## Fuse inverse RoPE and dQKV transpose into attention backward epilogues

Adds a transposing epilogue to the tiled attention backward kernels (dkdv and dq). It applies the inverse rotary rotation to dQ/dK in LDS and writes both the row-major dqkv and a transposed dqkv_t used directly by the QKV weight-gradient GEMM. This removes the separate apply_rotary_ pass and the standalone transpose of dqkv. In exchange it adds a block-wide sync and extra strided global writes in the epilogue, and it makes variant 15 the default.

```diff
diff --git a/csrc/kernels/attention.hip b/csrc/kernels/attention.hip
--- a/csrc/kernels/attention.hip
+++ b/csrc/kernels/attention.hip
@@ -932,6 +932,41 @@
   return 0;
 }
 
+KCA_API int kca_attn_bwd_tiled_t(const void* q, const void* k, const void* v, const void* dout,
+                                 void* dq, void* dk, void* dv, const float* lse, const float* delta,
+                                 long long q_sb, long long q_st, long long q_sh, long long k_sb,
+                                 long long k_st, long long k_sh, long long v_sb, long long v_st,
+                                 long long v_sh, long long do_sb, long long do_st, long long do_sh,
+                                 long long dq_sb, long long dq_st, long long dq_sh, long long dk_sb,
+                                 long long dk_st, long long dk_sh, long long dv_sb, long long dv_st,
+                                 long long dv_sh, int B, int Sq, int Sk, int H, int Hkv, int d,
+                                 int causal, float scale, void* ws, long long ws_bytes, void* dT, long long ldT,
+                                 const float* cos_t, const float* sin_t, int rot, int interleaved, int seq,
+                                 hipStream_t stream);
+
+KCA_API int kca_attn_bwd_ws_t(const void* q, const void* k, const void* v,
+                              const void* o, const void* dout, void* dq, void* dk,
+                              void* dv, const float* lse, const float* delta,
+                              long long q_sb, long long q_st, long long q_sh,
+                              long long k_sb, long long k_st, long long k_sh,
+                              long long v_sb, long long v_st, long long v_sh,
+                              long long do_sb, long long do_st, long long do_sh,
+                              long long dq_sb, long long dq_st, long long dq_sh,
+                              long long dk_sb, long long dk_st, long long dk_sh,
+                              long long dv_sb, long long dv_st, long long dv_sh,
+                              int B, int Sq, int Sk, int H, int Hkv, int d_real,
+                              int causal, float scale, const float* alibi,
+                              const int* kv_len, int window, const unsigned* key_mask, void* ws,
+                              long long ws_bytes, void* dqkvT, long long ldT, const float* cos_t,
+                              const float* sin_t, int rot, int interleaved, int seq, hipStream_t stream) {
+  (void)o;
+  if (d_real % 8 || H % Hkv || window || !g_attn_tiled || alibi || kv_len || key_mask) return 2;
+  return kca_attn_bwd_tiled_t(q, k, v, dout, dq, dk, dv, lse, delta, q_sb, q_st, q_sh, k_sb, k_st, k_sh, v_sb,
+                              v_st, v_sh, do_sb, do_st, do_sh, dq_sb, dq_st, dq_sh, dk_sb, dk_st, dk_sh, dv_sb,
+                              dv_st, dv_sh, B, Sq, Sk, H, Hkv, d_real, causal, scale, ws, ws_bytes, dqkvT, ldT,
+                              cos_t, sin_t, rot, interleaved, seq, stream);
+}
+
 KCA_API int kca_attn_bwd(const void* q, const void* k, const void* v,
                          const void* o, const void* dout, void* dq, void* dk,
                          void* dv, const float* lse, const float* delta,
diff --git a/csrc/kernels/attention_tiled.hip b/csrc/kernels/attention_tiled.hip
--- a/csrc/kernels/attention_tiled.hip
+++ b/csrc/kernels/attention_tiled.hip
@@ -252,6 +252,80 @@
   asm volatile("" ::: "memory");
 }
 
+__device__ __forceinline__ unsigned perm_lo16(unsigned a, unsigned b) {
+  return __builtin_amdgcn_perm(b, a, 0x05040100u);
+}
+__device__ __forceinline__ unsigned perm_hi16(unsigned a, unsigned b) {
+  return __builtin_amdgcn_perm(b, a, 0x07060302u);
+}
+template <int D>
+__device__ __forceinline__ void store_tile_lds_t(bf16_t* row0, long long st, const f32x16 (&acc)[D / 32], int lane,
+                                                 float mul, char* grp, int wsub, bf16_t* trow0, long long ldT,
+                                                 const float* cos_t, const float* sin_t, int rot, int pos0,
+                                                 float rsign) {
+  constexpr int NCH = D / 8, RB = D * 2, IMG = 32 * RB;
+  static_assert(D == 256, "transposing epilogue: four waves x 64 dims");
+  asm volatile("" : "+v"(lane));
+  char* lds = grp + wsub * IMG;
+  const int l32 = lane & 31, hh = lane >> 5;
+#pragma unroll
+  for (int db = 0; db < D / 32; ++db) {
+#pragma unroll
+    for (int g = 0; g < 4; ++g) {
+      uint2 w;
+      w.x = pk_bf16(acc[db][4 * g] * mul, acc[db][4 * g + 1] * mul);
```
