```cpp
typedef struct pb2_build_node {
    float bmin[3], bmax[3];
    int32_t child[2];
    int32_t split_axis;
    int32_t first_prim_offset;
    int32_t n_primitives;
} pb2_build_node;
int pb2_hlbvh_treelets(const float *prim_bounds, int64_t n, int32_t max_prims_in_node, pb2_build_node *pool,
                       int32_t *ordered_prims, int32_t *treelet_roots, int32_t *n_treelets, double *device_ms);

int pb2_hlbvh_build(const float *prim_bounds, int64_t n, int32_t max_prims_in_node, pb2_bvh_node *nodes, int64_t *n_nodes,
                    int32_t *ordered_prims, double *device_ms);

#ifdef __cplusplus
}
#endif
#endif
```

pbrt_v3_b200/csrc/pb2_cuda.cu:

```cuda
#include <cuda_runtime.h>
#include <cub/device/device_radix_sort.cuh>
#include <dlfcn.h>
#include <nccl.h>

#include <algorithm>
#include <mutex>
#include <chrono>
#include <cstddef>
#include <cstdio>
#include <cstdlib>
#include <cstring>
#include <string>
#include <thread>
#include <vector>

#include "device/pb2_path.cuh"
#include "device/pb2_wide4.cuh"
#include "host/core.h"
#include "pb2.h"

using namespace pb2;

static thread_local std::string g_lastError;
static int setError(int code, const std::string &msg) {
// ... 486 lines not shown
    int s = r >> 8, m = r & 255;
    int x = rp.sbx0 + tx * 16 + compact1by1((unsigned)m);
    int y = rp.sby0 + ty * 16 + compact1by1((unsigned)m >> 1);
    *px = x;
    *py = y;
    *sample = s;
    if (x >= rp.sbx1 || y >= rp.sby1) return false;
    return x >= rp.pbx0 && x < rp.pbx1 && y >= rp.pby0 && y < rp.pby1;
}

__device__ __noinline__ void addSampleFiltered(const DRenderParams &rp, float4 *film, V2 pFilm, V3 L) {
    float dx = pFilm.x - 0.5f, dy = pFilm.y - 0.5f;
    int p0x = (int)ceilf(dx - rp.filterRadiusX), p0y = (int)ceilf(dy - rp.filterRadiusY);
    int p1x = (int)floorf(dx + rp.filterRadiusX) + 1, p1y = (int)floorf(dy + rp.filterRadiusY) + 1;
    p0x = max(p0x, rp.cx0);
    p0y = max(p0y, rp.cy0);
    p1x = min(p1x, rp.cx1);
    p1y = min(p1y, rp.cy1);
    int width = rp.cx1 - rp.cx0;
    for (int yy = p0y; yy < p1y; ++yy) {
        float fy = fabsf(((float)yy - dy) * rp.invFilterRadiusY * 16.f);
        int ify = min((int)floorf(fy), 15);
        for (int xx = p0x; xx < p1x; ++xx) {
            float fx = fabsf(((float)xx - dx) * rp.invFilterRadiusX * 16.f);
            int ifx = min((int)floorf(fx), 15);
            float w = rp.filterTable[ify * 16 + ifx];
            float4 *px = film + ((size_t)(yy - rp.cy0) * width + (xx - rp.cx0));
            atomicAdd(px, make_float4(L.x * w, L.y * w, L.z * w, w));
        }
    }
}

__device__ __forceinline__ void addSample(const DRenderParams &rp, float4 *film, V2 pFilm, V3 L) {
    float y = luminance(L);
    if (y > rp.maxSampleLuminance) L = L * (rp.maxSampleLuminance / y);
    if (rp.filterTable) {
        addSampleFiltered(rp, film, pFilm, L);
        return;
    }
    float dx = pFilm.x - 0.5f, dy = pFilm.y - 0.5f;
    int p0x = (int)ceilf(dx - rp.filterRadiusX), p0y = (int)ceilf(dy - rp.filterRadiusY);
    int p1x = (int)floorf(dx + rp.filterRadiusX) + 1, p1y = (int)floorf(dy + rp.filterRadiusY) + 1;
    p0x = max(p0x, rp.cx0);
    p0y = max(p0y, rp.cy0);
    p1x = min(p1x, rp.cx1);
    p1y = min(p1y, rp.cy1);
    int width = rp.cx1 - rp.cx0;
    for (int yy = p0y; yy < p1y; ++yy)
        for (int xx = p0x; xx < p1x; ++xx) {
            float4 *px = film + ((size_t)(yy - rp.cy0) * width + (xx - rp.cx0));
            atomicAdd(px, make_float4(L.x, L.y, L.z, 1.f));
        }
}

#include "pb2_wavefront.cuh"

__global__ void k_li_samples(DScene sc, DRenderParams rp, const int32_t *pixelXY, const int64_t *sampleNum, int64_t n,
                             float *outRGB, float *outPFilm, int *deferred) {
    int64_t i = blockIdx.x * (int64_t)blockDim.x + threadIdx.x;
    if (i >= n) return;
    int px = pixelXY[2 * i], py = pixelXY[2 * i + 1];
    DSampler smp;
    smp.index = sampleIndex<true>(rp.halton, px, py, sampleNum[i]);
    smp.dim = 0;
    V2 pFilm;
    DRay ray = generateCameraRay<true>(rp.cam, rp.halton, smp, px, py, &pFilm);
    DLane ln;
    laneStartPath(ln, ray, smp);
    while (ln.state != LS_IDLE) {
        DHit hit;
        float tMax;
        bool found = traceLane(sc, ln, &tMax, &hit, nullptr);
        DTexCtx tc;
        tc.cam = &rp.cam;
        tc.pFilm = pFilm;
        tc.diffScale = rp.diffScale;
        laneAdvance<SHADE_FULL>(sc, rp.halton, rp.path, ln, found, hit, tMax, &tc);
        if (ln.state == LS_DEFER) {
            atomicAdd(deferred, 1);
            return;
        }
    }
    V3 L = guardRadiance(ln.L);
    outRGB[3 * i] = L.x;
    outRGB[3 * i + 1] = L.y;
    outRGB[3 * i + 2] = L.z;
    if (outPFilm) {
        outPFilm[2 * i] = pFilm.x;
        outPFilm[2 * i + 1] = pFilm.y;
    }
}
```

....

--- PROMPT ---
Write the number of lines in the data above that contain the word "char", and add nothing to it.

--- ANSWER TO THE EXERCISE ---
2